**The task**
If a line in the entries below contains "ROWS", copy it.

**Source material**
## Files before the change

crowdmod-ddpm-4d_amd/csrc/cm_attn_block.hip:

```cpp
#include "cm_kernels.h"

#include <algorithm>
#include <atomic>

namespace cm {

typedef float f32x4 __attribute__((ext_vector_type(4)));

constexpr int ATT_NT = 768;
constexpr int ATT_KS = 3;

template <int D>
__global__ __launch_bounds__(ATT_NT) void attn_head_kernel(const AttnBlockArgs a) {
  constexpr int NT = ATT_NT, NW = NT / 64;
  constexpr int KD = D < 16 ? 16 : D;
  constexpr int DS = KD + 4;
  constexpr int NBQ = (D + 15) / 16;
  constexpr int NBT = 3 * NBQ;
  constexpr int PARTS = D / 8;
  constexpr int E = 4 * D;
  constexpr int XS = E + 8;
  constexpr int Q4 = E >> 2;
  constexpr int RL = NT / Q4;
  extern __shared__ __attribute__((aligned(16))) float sm[];
  const int S = a.S;
  float *Xs = sm;
  float *Wi = Xs + (size_t)S * XS;
  float *Wo = Wi + (size_t)NBT * 16 * XS;
  float *Qs = Wo + (size_t)E * DS;
  float *Ks = Qs + (size_t)S * DS;
  float *Vs = Ks + (size_t)S * DS;
  float *bi = Vs + (size_t)S * DS;
  float *red = bi + NBT * 16;
  const int h = blockIdx.x, b = blockIdx.y, tid = threadIdx.x;
  const int lane = tid & 63, wave = __builtin_amdgcn_readfirstlane(tid >> 6);
  const int r16 = lane & 15, kq = lane >> 4;

  const int q4 = tid % Q4, rl = tid / Q4;
  const float *xb = a.x + (size_t)b * S * E;
  constexpr int UX = 3;
  constexpr int NWI = (NBT * 16 + RL - 1) / RL;
  constexpr int NWO = (E * (KD / 4) + NT - 1) / NT;
  f32x4 vx[UX], vwi[NWI], vwo[NWO];
#pragma unroll
  for (int u = 0; u < UX; ++u) vx[u] = *reinterpret_cast<const f32x4 *>(xb + (size_t)min(rl + u * RL, S - 1) * E + 4 * q4);
#pragma unroll
  for (int u = 0; u < NWI; ++u) {
    const int wr = min(rl + u * RL, NBT * 16 - 1);
    const int which = wr / (NBQ * 16), c = min(wr % (NBQ * 16), D - 1);
    vwi[u] = *reinterpret_cast<const f32x4 *>(a.w_in + (size_t)(which * E + h * D + c) * E + 4 * q4);
  }
#pragma unroll
  for (int u = 0; u < NWO; ++u) {
    const int i = min(tid + u * NT, E * (KD / 4) - 1);
    const int n = i / (KD / 4), c4 = min(i % (KD / 4), D / 4 - 1);
    vwo[u] = *reinterpret_cast<const f32x4 *>(a.w_out + (size_t)n * E + h * D + 4 * c4);
  }
  const f32x4 ga = *reinterpret_cast<const f32x4 *>(a.gamma + 4 * q4);
  const f32x4 be = *reinterpret_cast<const f32x4 *>(a.beta + 4 * q4);
  float bval = 0.f;
  {
    const int tb = min(tid, NBT * 16 - 1);
    const int which = tb / (NBQ * 16), c = min(tb % (NBQ * 16), D - 1);
    bval = a.b_in[which * E + h * D + c];
  }
  float s1 = 0.f;
#pragma unroll
  for (int u = 0; u < UX; ++u) {
    const int row = rl + u * RL;
    if (row < S) {
      *reinterpret_cast<f32x4 *>(Xs + row * XS + 4 * q4) = vx[u];
      s1 += (vx[u][0] + vx[u][1]) + (vx[u][2] + vx[u][3]);
    }
  }
#pragma unroll
  for (int u = 0; u < NWI; ++u) {
    const int wr = rl + u * RL;
    if (wr < NBT * 16) *reinterpret_cast<f32x4 *>(Wi + wr * XS + 4 * q4) = vwi[u];
  }
#pragma unroll
  for (int u = 0; u < NWO; ++u) {
    const int i = tid + u * NT;
    if (i < E * (KD / 4)) {
      const int n = i / (KD / 4), c4 = i % (KD / 4);
      *reinterpret_cast<f32x4 *>(Wo + n * DS + 4 * c4) = (4 * c4 < D) ? vwo[u] : f32x4{0.f, 0.f, 0.f, 0.f};
    }
  }
  if (tid < NBT * 16) bi[tid] = bval;
  for (int row0 = UX * RL; row0 < S; row0 += UX * RL) {
#pragma unroll
    for (int u = 0; u < UX; ++u) vx[u] = *reinterpret_cast<const f32x4 *>(xb + (size_t)min(row0 + rl + u * RL, S - 1) * E + 4 * q4);
#pragma unroll
    for (int u = 0; u < UX; ++u) {
      const int row = row0 + rl + u * RL;
      if (row < S) {
        *reinterpret_cast<f32x4 *>(Xs + row * XS + 4 * q4) = vx[u];
        s1 += (vx[u][0] + vx[u][1]) + (vx[u][2] + vx[u][3]);
      }
    }
  }

  constexpr int QPG = Q4 / 8;
  const int grp = q4 / QPG;
  auto group_sum = [&](float v) -> float {
#pragma unroll
    for (int mk = 1; mk < QPG; mk <<= 1) v += __shfl_xor(v, mk);
    __syncthreads();
    if ((q4 & (QPG - 1)) == 0) red[rl * 8 + grp] = v;
    __syncthreads();
    if (tid < 8) {
      float t = 0.f;
      for (int r = 0; r < RL; ++r) t += red[r * 8 + tid];
      red[RL * 8 + tid] = t;
    }
    __syncthreads();
    return red[RL * 8 + grp];
  };
  const float cnt = (float)(E / 8) * (float)S;
  const float mean = group_sum(s1) / cnt;
  float s2 = 0.f;
  for (int row = rl; row < S; row += RL) {
    const f32x4 v = *reinterpret_cast<const f32x4 *>(Xs + row * XS + 4 * q4);
    const float d0 = v[0] - mean, d1 = v[1] - mean, d2 = v[2] - mean, d3 = v[3] - mean;
    s2 += (d0 * d0 + d1 * d1) + (d2 * d2 + d3 * d3);
  }
  const float rstd = rsqrtf(group_sum(s2) / cnt + a.eps);
  {
    const f32x4 sc = ga * rstd;
    const f32x4 sh = be - sc * mean;
    for (int row = rl; row < S; row += RL) {
      f32x4 *p = reinterpret_cast<f32x4 *>(Xs + row * XS + 4 * q4);
      *p = *p * sc + sh;
    }
  }
  __syncthreads();

  const int nmb = (S + 15) >> 4;
  constexpr int nj = E >> 4;
  const float qscale = rsqrtf((float)D);
  for (int item = wave; item < nmb * NBT; item += NW) {
    const int mb = item / NBT, nb = item - mb * NBT;
    const int arow = min(mb * 16 + r16, S - 1);
    const float *ap = Xs + arow * XS + 4 * kq;
    const float *bp = Wi + (nb * 16 + r16) * XS + 4 * kq;
    f32x4 af[nj], bf[nj];
#pragma unroll
    for (int j = 0; j < nj; ++j) {
      af[j] = *reinterpret_cast<const f32x4 *>(ap + 16 * j);
      bf[j] = *reinterpret_cast<const f32x4 *>(bp + 16 * j);
    }
    f32x4 acc = {0.f, 0.f, 0.f, 0.f};
#pragma unroll
    for (int j = 0; j < nj; ++j)
#pragma unroll
      for (int jj = 0; jj < 4; ++jj) acc = __builtin_amdgcn_mfma_f32_16x16x4f32(af[j][jj], bf[j][jj], acc, 0, 0, 0);
    const int which = nb / NBQ, c = (nb % NBQ) * 16 + r16;
    float *dst = which == 0 ? Qs : (which == 1 ? Ks : Vs);
    const float bias = bi[nb * 16 + r16];
#pragma unroll
    for (int reg = 0; reg < 4; ++reg) {
      const int row = mb * 16 + 4 * kq + reg;
      float v = acc[reg] + bias;
      if (which == 0) v *= qscale;
      if (c >= D) v = 0.f;
      if (row < S) dst[row * DS + c] = v;
    }
  }
  __syncthreads();

  {
    constexpr int LPR = PARTS * ATT_KS;
    constexpr int ROWS = NT / LPR;
    float *mrg = Xs;
    const int part = tid % PARTS, ksl = (tid / PARTS) % ATT_KS, prow = tid / LPR;
    const int kper = (S + ATT_KS - 1) / ATT_KS;
    const int k0 = ksl * kper, k1 = min(S, k0 + kper);
    for (int row0 = 0; row0 < S; row0 += ROWS) {
      const int row = row0 + prow;
      const int rowc = row < S ? row : S - 1;
      const f32x4 q0 = *reinterpret_cast<const f32x4 *>(Qs + rowc * DS + 8 * part);
      const f32x4 q1 = *reinterpret_cast<const f32x4 *>(Qs + rowc * DS + 8 * part + 4);
      f32x4 o0 = {0.f, 0.f, 0.f, 0.f}, o1 = {0.f, 0.f, 0.f, 0.f};
      float mx = -3.0e38f, l = 0.f;
      for (int j = k0; j < k1; ++j) {
        const f32x4 kv0 = *reinterpret_cast<const f32x4 *>(Ks + j * DS + 8 * part);
        const f32x4 kv1 = *reinterpret_cast<const f32x4 *>(Ks + j * DS + 8 * part + 4);
        float sa = q0[0] * kv0[0], sb = q1[0] * kv1[0];
        sa = fmaf(q0[1], kv0[1], sa); sb = fmaf(q1[1], kv1[1], sb);
        sa = fmaf(q0[2], kv0[2], sa); sb = fmaf(q1[2], kv1[2], sb);
        sa = fmaf(q0[3], kv0[3], sa); sb = fmaf(q1[3], kv1[3], sb);
        float sc = sa + sb;
#pragma unroll
        for (int m = 1; m < PARTS; m <<= 1) sc += __shfl_xor(sc, m);
        const f32x4 v0 = *reinterpret_cast<const f32x4 *>(Vs + j * DS + 8 * part);
        const f32x4 v1 = *reinterpret_cast<const f32x4 *>(Vs + j * DS + 8 * part + 4);
        if (sc > mx) {
          const float corr = __expf(mx - sc);
          l *= corr;
          o0 *= corr;
          o1 *= corr;
          mx = sc;
        }
        const float p = __expf(sc - mx);
        l += p;
        o0 += v0 * p;
        o1 += v1 * p;
      }
      __syncthreads();
      if (row < S) {
        float *mp = mrg + ((prow * ATT_KS + ksl) * PARTS + part) * 12;
        mp[0] = mx; mp[1] = l;
        *reinterpret_cast<f32x4 *>(mp + 4) = o0;
        *reinterpret_cast<f32x4 *>(mp + 8) = o1;
      }
      __syncthreads();
      if (ksl == 0 && row < S) {
        float M = -3.0e38f;
#pragma unroll
        for (int s2i = 0; s2i < ATT_KS; ++s2i) M = fmaxf(M, mrg[((prow * ATT_KS + s2i) * PARTS + part) * 12]);
        float L = 0.f;
        f32x4 O0 = {0.f, 0.f, 0.f, 0.f}, O1 = {0.f, 0.f, 0.f, 0.f};
#pragma unroll
        for (int s2i = 0; s2i < ATT_KS; ++s2i) {
          const float *mp = mrg + ((prow * ATT_KS + s2i) * PARTS + part) * 12;
          const float w = (mp[1] > 0.f) ? __expf(mp[0] - M) : 0.f;
          L += mp[1] * w;
          O0 += *reinterpret_cast<const f32x4 *>(mp + 4) * w;
          O1 += *reinterpret_cast<const f32x4 *>(mp + 8) * w;
        }
        const float inv = 1.0f / L;
        *reinterpret_cast<f32x4 *>(Qs + row * DS + 8 * part) = O0 * inv;
        *reinterpret_cast<f32x4 *>(Qs + row * DS + 8 * part + 4) = O1 * inv;
      }
      __syncthreads();
    }
  }

  {
    constexpr int NJ = KD / 16;
    constexpr int nbe = E >> 4;
    float *pout = a.part + ((size_t)h * a.B + b) * (size_t)S * E;
    for (int item = wave; item < nmb * nbe; item += NW) {
      const int mb = item / nbe, nb = item - mb * nbe;
      const int arow = min(mb * 16 + r16, S - 1);
      f32x4 af[NJ], bf[NJ];
#pragma unroll
      for (int j = 0; j < NJ; ++j) {
        af[j] = *reinterpret_cast<const f32x4 *>(Qs + arow * DS + 16 * j + 4 * kq);
        bf[j] = *reinterpret_cast<const f32x4 *>(Wo + (nb * 16 + r16) * DS + 16 * j + 4 * kq);
      }
      f32x4 acc = {0.f, 0.f, 0.f, 0.f};
#pragma unroll
      for (int j = 0; j < NJ; ++j)
#pragma unroll
        for (int jj = 0; jj < 4; ++jj) acc = __builtin_amdgcn_mfma_f32_16x16x4f32(af[j][jj], bf[j][jj], acc, 0, 0, 0);
      const int n = nb * 16 + r16;
#pragma unroll
      for (int reg = 0; reg < 4; ++reg) {
        const int row = mb * 16 + 4 * kq + reg;
        if (row < S) pout[(size_t)row * E + n] = acc[reg];
      }
    }
  }
}
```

**Solution for this task**
    constexpr int ROWS = NT / LPR;
    for (int row0 = 0; row0 < S; row0 += ROWS) {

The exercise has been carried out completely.